A cup of tea is placed at a table, and the room temperature is 35°C. The tea cools from 90°C to 70°C in 5 minutes. Which one among the following is the correct time taken for the tea to cool from 70°C to 50°C ?
In the first interval, the tea cools from 90°C to 70°C in t₁ = 5 minutes.
The temperature change is Δθ₁ = 90 – 70 = 20°C.
The average temperature in this interval is θ_avg₁ = (90 + 70) / 2 = 80°C.
The average temperature difference is ΔT₁ = θ_avg₁ – θ₀ = 80 – 35 = 45°C.
The average rate of cooling in this interval is approximately Rate₁ ≈ Δθ₁ / t₁ = 20°C / 5 min = 4°C/min.
By Newton’s Law of Cooling, Rate₁ ∝ ΔT₁, so 4 ∝ 45.
In the second interval, the tea cools from 70°C to 50°C. Let the time taken be t₂.
The temperature change is Δθ₂ = 70 – 50 = 20°C.
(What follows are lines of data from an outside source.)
__device__ __forceinline__ uint32_t rl(uint32_t v, int l) {
  return (uint32_t)__builtin_amdgcn_readlane((int)v, l);
}
__device__ void coop_run(const Side& s, uint32_t low, int a, int b, int hl, uint32_t m0, uint32_t m1,
                         int need, bool bf, int mode, int lane, uint32_t out[3]) {
  out[0] = out[1] = out[2] = 0u;
  uint64_t owners = __ballot((m0 | m1) != 0u);
  const int which = lane >> 5, p = lane & 31;
  while (owners) {
    const int ow = (int)__builtin_ctzll(owners);
    owners &= owners - 1ull;
    Side c;
    c.own.w[0] = rl(s.own.w[0], ow); c.own.w[1] = rl(s.own.w[1], ow); c.own.w[2] = rl(s.own.w[2], ow);
    c.O = rl(s.O, ow); c.S1o = rl(s.S1o, ow); c.P = rl(s.P, ow);
    c.off_own = rl(s.off_own, ow);
    c.opp.w[0] = c.opp.w[1] = c.opp.w[2] = 0u;
    c.S1p = 0u; c.off_opp = 0u; c.ft_own = 0u; c.ft_opp = 0u; c.black = 0u; c.elapsed = 0u; c.t = 0u;
    const uint32_t lw = rl(low, ow), om0 = rl(m0, ow), om1 = rl(m1, ow);
    const int pa = (int)rl((uint32_t)a, ow), pb = (int)rl((uint32_t)b, ow);
    const int thl = (int)rl((uint32_t)hl, ow), tneed = (int)rl((uint32_t)need, ow);
    const bool tbf = rl(bf ? 1u : 0u, ow) != 0u;
// ... 148 lines not shown
  } else {
    Cl = 0u;
    if (xbf) { Ch = Lh; M = Lh ? Mx : 0; }
    else if (fast) { Ch = Lh; M = 4; }
    else if (!Lh) { Ch = 0u; M = 0; }
    else if (r0[2]) { Ch = r0[2]; M = 4; }
    else if (r0[1]) { Ch = r0[1]; M = 3; }
    else if (r0[0]) { Ch = r0[0]; M = 2; }
    else { Ch = Lh; M = 1; }
  }
  turn_play(s, dh, dl, Ch, Cl, M, hl0, play, pw, w, o,
            [&](int k, int dk, int need, bool act, int hl, uint32_t Lk) -> uint32_t {
              (void)k;
              if (act && !bf) Lk = die_filter(s.O, s.S1o, block_info_low(s.O, low), Lk, dk);
              if (hl <= 0) Lk &= ~HEAD;
              const bool direct = !dbl || bf || fast || need <= 0;
              uint32_t rk[3];
              coop_run(s, low, dk, 0, hl, (act && !direct) ? Lk : 0u, 0u, need > 0 ? need : 1, bf, 0, lane,
                       rk);
              return direct ? Lk : (need >= 2 ? rk[1] : rk[0]);
            });
}


__device__ void coop_depth_w(const Side& s, uint32_t fw, int d, int hl, uint32_t m0, int need, int lane,
                             uint32_t out[3]) {
  out[0] = out[1] = out[2] = 0u;
  uint64_t owners = __ballot(m0 != 0u);
  while (owners) {
    const int ow = (int)__builtin_ctzll(owners);
    owners &= owners - 1ull;
    Side c;
    c.own.w[0] = rl(s.own.w[0], ow); c.own.w[1] = rl(s.own.w[1], ow); c.own.w[2] = rl(s.own.w[2], ow);
    c.O = rl(s.O, ow); c.S1o = rl(s.S1o, ow); c.P = rl(s.P, ow);
    c.off_own = rl(s.off_own, ow);
    c.opp.w[0] = c.opp.w[1] = c.opp.w[2] = 0u;
    c.S1p = 0u; c.off_opp = 0u; c.ft_own = 0u; c.ft_opp = 0u; c.black = 0u; c.elapsed = 0u; c.t = 0u;
    const uint32_t ofw = rl(fw, ow), om = rl(m0, ow);
    const int od = (int)rl((uint32_t)d, ow), ohl = (int)rl((uint32_t)hl, ow), oneed = (int)rl((uint32_t)need, ow);
    const bool has = lane < 24 && ((om >> lane) & 1u);
    const int src = has ? lane : 0;
    Side cc = c;
    apply_die_if(cc, src, od, has);
    const int hl2 = ohl - ((has && src == 23) ? 1 : 0);
    int dep = oneed == 1 ? f4_probe_w<1>(cc, ofw, od, hl2)
                         : (oneed == 2 ? f4_probe_w<2>(cc, ofw, od, hl2) : f4_probe_w<3>(cc, ofw, od, hl2));
    const bool miss = has && dep < oneed;
    if (__ballot(miss) != 0ull) {
      if (miss)
        dep = oneed == 1 ? f4_depth_w<1>(cc, ofw, od, hl2)
                         : (oneed == 2 ? f4_depth_w<2>(cc, ofw, od, hl2) : f4_depth_w<3>(cc, ofw, od, hl2));
    }
    const bool k0 = has && dep >= 1, k1 = has && dep >= 2, k2 = has && dep >= 3;
    const uint32_t r0 = (uint32_t)__ballot(k0), r1 = (uint32_t)__ballot(k1), r2 = (uint32_t)__ballot(k2);
    out[0] = lane == ow ? r0 : out[0];
    out[1] = lane == ow ? r1 : out[1];
    out[2] = lane == ow ? r2 : out[2];
  }
}

__device__ void coop_pair_w(const Side& s, uint32_t fw, int d, int hl, uint32_t m0, uint32_t w0, int lane,
                            uint32_t r0[3], uint32_t& c1, bool& ok) {
  r0[0] = r0[1] = r0[2] = 0u;
  c1 = 0u;
  ok = false;
  uint64_t owners = __ballot(m0 != 0u);
  while (owners) {
    const int ow = (int)__builtin_ctzll(owners);
    owners &= owners - 1ull;
    Side c;
    c.own.w[0] = rl(s.own.w[0], ow); c.own.w[1] = rl(s.own.w[1], ow); c.own.w[2] = rl(s.own.w[2], ow);
    c.O = rl(s.O, ow); c.S1o = rl(s.S1o, ow); c.P = rl(s.P, ow);
    c.off_own = rl(s.off_own, ow);
    c.opp.w[0] = c.opp.w[1] = c.opp.w[2] = 0u;
    c.S1p = 0u; c.off_opp = 0u; c.ft_own = 0u; c.ft_opp = 0u; c.black = 0u; c.elapsed = 0u; c.t = 0u;
    const uint32_t ofw = rl(fw, ow), om = rl(m0, ow), ow0 = rl(w0, ow);
    const int od = (int)rl((uint32_t)d, ow), ohl = (int)rl((uint32_t)hl, ow);
    const int nsrc = __builtin_popcount(om);
    const int r = lane >> 3, k = lane & 7;
    const bool hs = r < nsrc;
    const int s0 = select_bit(om, hs ? r : 0);
    Side ca = c;
    apply_die_if(ca, s0, od, hs);
    const int hla = ohl - ((hs && s0 == 23) ? 1 : 0);
    uint32_t L1 = die_candidates_sl(ca.O, ca.P, od);
    L1 &= ~block_reject_w(ca.O, ca.S1o, ofw, L1, od);
    L1 &= hla <= 0 ? ~HEAD : ~0u;
    L1 = hs ? L1 : 0u;
    const int cnt = __builtin_popcount(L1);
    if (nsrc > 8 || __ballot(k == 0 && cnt > 8) != 0ull) continue;
    const bool hp = k < cnt;
    const int s1 = select_bit(L1, hp ? k : 0);
    Side cp = ca;
    apply_die_if(cp, s1, od, hp);
    const int hlp = hla - ((hp && s1 == 23) ? 1 : 0);
    int dep = f4_probe_w<2>(cp, ofw, od, hlp);
    const bool miss = hp && dep == 1;
    if (__ballot(miss) != 0ull) {
      if (miss) dep = f4_depth_w<2>(cp, ofw, od, hlp);
    }
    const uint64_t B0 = __ballot(k == 0 && cnt > 0), B1 = __ballot(hp && dep >= 1), B2 = __ballot(hp && dep >= 2);
    const bool src = lane < 24 && ((om >> lane) & 1u);
    const int rt = __builtin_popcount(om & ((1u << (lane & 31)) - 1u));
    const int sh = src ? 8 * rt : 0;
    const uint32_t a0 = (uint32_t)__ballot(src && ((B0 >> sh) & 1ull) != 0ull);
    const uint32_t a1 = (uint32_t)__ballot(src && ((B1 >> sh) & 0xFFull) != 0ull);
    const uint32_t a2 = (uint32_t)__ballot(src && ((B2 >> sh) & 0xFFull) != 0ull);
    const int M = a2 ? 4 : (a1 ? 3 : (a0 ? 2 : 1));
    const uint32_t Cs = a2 ? a2 : (a1 ? a1 : (a0 ? a0 : om));
    const int p0 = select_bit(Cs, (int)mulhi_u32(ow0, (uint32_t)__builtin_popcount(Cs)));
    const int r0p = __builtin_popcount(om & ((1u << p0) - 1u));
    const uint32_t Lp = rl(L1, 8 * r0p);
    const uint32_t G = (uint32_t)(((M >= 4 ? B2 : B1) >> (8 * r0p)) & 0xFFull);
    const bool inl = lane < 24 && ((Lp >> lane) & 1u);
    const int e = __builtin_popcount(Lp & ((1u << (lane & 31)) - 1u));
    const uint32_t cv = (uint32_t)__ballot(inl && ((G >> e) & 1u));
    r0[0] = lane == ow ? a0 : r0[0];
    r0[1] = lane == ow ? a1 : r0[1];
    r0[2] = lane == ow ? a2 : r0[2];
    c1 = lane == ow ? cv : c1;
    ok = lane == ow ? true : ok;
  }
}

__device__ __forceinline__ void ply_bound_turn_c0(Side& s, int dh, int dl, uint32_t bs, uint32_t fw,
                                                  const uint32_t w[4], bool flip_always, TurnOut& o, int lane,
                                                  const TurnC0& c) {
  uint32_t Lh = c.Lh, Ll = c.Ll, Ch = c.Ch, Cl = c.Cl;
  int M = c.M;
  const int hl0 = c.hl0;
  const bool dbl = dh == dl;
  const bool b2 = bs != 0u && !dbl, bd = bs != 0u && dbl;
  if (__ballot(b2) != 0ull) {
    if (b2) turn_c0_pair_bound_w(s, dh, dl, bs, fw, Lh, Ll, Ch, Cl, M);
  }
  bool srch = false, pairs = false;
  uint32_t c1p = 0u;
  if (__ballot(bd) != 0ull) {
    const uint32_t Lb = Lh & ~block_reject_w(s.O, s.S1o, bd ? fw : 0u, Lh, dh);
    const bool fast = bd && f4_safe_bound(s, dh, hl0, bs) >= 4;
    srch = bd && !fast && Lb != 0u;
    uint32_t r0[3];
    coop_pair_w(s, fw, dh, hl0, srch ? Lb : 0u, w[0], lane, r0, c1p, pairs);
    if (__ballot(srch && !pairs) != 0ull) {
      uint32_t rd[3];
      coop_depth_w(s, fw, dh, hl0, (srch && !pairs) ? Lb : 0u, 3, lane, rd);
      if (srch && !pairs) { r0[0] = rd[0]; r0[1] = rd[1]; r0[2] = rd[2]; }
    }
    const int Ms = r0[2] ? 4 : (r0[1] ? 3 : (r0[0] ? 2 : 1));
    const uint32_t Cs = r0[2] ? r0[2] : (r0[1] ? r0[1] : (r0[0] ? r0[0] : Lb));
    Ch = bd ? (fast ? Lb : (Lb ? Cs : 0u)) : Ch;
    M = bd ? (fast ? 4 : (Lb ? Ms : 0)) : M;
  }
  o.legal = (uint64_t)Ch | ((uint64_t)Cl << 24) | ((uint64_t)dh << 48) | ((uint64_t)dl << 52) |
            ((uint64_t)M << 56);
  const int nh = __builtin_popcount(Ch), n = nh + __builtin_popcount(Cl);
  const int idx = (int)mulhi_u32(w[0], (uint32_t)n);
  const bool hi = idx < nh;
  const int d0 = hi ? dh : dl;
  const int p0 = select_bit(hi ? Ch : Cl, hi ? idx : idx - nh);
  const bool go = M >= 1;
  apply_die_if(s, p0, d0, go);
  uint32_t pl0 = go ? (0xFFFF0000u | ((uint32_t)d0 << 8) | (uint32_t)p0) : 0xFFFFFFFFu, pl1 = 0xFFFFFFFFu;
  int hl = hl0 - ((go && p0 == 23) ? 1 : 0);
  const int d1 = dbl ? dh : (d0 == dh ? dl : dh);
  const bool anyb = __ballot(bs != 0u) != 0ull;
#pragma unroll
  for (int k = 1; k < 4; ++k) {
    const int dk = k == 1 ? d1 : dh;
    const bool act = k < M;
    uint32_t Lk = die_candidates_sl(s.O, s.P, dk);
    if (anyb) {
      const bool filt = bd || (k == 1 && b2);
      Lk &= ~block_reject_w(s.O, s.S1o, filt ? fw : 0u, Lk, dk);
    }
    Lk &= hl <= 0 ? ~HEAD : ~0u;
    const int need = M - k - 1;
    const bool byp = k == 1 && pairs && need > 0;
    Lk = (srch && act && byp) ? c1p : Lk;
    const bool chk = srch && act && need > 0 && !byp;
    if (__ballot(chk) != 0ull) {
      uint32_t rk[3];
      coop_depth_w(s, fw, dk, hl, chk ? Lk : 0u, need, lane, rk);
      Lk = chk ? (need >= 2 ? rk[1] : rk[0]) : Lk;
    }
    const uint32_t wk = k == 1 ? w[1] : (k == 2 ? w[2] : w[3]);
    const int p = select_bit(Lk, (int)mulhi_u32(wk, (uint32_t)__builtin_popcount(Lk)));
    apply_die_if(s, p, dk, act);
    const uint32_t v = ((uint32_t)dk << 8) | (uint32_t)p;
    if (k == 1) pl0 = act ? ((pl0 & 0xFFFFu) | (v << 16)) : pl0;
    if (k == 2) pl1 = act ? ((pl1 & 0xFFFF0000u) | v) : pl1;
    if (k == 3) pl1 = act ? ((pl1 & 0xFFFFu) | (v << 16)) : pl1;
    hl -= (act && p == 23) ? 1 : 0;
  }
  o.played = (uint64_t)pl0 | ((uint64_t)pl1 << 32);
  o.max_dice = M;
  o.term = s.off_own == 15u;
  o.reward = o.term ? (s.off_opp > 0u ? 1 : 2) : 0;
  if (flip_always) side_flip(s);
  else side_flip_if(s, !o.term);
}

The average temperature in this interval is θ_avg₂ = (70 + 50) / 2 = 60°C.
The average temperature difference is ΔT₂ = θ_avg₂ – θ₀ = 60 – 35 = 25°C.
The average rate of cooling in this interval is approximately Rate₂ ≈ Δθ₂ / t₂ = 20°C / t₂.
By Newton’s Law of Cooling, Rate₂ ∝ ΔT₂, so (20/t₂) ∝ 25.
Taking the ratio of the rates:
Rate₁ / Rate₂ = ΔT₁ / ΔT₂
(4) / (20/t₂) = 45 / 25
4t₂ / 20 = 9 / 5
t₂ / 5 = 9 / 5
t₂ = 9 minutes.
The time taken for the tea to cool from 70°C to 50°C is 9 minutes.